§ **EXERCISE OBJECTIVE**:
Your response should reproduce every line of the entries that contains the word "cout".

Collected data entries

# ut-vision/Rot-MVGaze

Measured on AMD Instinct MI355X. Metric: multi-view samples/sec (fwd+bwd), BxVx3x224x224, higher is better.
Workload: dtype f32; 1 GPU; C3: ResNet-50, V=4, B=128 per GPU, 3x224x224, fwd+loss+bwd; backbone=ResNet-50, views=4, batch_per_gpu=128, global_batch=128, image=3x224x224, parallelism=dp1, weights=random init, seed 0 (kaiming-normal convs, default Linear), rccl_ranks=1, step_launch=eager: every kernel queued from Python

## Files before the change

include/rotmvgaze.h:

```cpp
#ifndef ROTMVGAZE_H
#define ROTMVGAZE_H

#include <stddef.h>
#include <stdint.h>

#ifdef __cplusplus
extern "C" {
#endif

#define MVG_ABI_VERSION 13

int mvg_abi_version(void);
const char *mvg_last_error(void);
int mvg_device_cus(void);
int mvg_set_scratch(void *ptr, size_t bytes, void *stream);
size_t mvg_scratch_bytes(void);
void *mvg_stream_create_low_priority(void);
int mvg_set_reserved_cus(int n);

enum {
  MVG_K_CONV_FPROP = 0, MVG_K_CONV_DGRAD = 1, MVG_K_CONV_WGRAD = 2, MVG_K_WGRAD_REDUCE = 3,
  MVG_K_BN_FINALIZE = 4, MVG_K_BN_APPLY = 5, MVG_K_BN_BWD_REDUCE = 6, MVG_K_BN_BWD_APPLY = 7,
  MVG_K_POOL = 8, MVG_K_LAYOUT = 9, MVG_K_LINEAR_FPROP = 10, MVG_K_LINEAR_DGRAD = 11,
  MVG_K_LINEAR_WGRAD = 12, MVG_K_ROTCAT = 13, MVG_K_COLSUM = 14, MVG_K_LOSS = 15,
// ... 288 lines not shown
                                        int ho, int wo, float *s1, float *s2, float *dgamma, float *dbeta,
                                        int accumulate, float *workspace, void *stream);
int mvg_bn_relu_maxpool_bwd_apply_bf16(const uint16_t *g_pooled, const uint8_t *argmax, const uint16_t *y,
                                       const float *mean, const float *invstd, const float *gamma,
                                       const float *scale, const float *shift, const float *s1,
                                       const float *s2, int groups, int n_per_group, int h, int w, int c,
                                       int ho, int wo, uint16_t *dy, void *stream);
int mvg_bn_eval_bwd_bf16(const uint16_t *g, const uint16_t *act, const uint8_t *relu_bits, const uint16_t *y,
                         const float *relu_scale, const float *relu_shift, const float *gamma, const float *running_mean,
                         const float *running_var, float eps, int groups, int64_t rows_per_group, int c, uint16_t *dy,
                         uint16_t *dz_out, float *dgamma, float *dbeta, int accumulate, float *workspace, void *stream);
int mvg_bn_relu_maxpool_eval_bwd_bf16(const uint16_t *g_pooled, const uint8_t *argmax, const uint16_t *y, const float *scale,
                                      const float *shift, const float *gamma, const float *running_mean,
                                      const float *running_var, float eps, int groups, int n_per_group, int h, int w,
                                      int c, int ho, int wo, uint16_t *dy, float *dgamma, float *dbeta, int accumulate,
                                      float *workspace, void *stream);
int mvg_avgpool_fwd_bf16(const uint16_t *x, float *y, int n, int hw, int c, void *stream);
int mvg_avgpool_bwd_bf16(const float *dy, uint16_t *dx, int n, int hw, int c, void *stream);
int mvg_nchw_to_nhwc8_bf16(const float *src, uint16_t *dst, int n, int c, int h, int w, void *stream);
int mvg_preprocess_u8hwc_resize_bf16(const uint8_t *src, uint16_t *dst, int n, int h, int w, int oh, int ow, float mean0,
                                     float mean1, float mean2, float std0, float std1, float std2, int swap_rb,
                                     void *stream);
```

...

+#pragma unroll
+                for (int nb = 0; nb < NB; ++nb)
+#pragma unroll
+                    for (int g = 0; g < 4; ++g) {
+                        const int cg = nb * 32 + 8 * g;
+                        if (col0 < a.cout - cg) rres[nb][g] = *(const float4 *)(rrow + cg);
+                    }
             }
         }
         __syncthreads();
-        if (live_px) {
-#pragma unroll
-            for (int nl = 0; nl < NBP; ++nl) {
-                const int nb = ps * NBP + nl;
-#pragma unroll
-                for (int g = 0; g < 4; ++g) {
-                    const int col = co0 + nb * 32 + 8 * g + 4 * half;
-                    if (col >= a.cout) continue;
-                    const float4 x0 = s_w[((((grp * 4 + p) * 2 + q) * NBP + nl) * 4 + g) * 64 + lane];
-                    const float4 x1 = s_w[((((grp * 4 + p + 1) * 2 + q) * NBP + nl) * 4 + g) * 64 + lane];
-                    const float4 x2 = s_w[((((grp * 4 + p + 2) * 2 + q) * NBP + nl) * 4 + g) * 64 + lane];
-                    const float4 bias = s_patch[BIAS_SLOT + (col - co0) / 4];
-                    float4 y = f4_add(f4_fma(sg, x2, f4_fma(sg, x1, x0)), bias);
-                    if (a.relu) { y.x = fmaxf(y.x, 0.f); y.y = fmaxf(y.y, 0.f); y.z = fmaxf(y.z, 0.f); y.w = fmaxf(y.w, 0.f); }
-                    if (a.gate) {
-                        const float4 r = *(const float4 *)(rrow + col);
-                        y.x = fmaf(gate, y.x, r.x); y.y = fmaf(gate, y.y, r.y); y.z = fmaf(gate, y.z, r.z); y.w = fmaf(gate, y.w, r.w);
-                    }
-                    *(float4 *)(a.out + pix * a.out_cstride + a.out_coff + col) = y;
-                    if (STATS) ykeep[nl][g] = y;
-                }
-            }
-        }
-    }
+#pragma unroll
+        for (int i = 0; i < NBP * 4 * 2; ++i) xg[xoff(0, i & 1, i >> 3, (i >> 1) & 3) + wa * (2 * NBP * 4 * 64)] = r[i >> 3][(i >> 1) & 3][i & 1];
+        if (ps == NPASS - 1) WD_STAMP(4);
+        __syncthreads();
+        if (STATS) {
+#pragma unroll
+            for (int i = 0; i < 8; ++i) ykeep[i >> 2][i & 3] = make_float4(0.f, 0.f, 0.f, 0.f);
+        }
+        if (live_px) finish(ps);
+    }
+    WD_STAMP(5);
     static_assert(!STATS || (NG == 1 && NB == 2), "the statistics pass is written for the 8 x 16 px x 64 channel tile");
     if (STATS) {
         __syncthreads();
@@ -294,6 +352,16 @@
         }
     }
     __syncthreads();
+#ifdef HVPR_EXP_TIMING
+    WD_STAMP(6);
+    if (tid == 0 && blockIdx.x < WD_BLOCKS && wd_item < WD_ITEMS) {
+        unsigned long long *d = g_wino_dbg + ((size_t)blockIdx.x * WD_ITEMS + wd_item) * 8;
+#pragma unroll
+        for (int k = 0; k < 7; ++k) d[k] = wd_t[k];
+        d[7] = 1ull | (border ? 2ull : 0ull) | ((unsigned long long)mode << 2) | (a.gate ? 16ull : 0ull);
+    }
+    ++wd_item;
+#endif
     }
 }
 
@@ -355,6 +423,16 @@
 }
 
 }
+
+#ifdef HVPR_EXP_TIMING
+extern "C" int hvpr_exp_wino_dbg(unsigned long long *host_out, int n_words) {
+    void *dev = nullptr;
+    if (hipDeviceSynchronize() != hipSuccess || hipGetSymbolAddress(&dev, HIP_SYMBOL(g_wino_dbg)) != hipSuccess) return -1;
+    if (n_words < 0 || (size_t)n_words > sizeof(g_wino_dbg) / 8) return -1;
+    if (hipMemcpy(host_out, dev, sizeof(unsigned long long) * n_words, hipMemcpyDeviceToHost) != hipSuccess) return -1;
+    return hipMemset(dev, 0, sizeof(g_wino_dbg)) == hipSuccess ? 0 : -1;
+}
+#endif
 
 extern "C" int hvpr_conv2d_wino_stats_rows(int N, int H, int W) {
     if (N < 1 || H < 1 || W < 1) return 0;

§ **EXERCISE OUTPUT**:
+                        if (col0 < a.cout - cg) rres[nb][g] = *(const float4 *)(rrow + cg);
-                    if (col >= a.cout) continue;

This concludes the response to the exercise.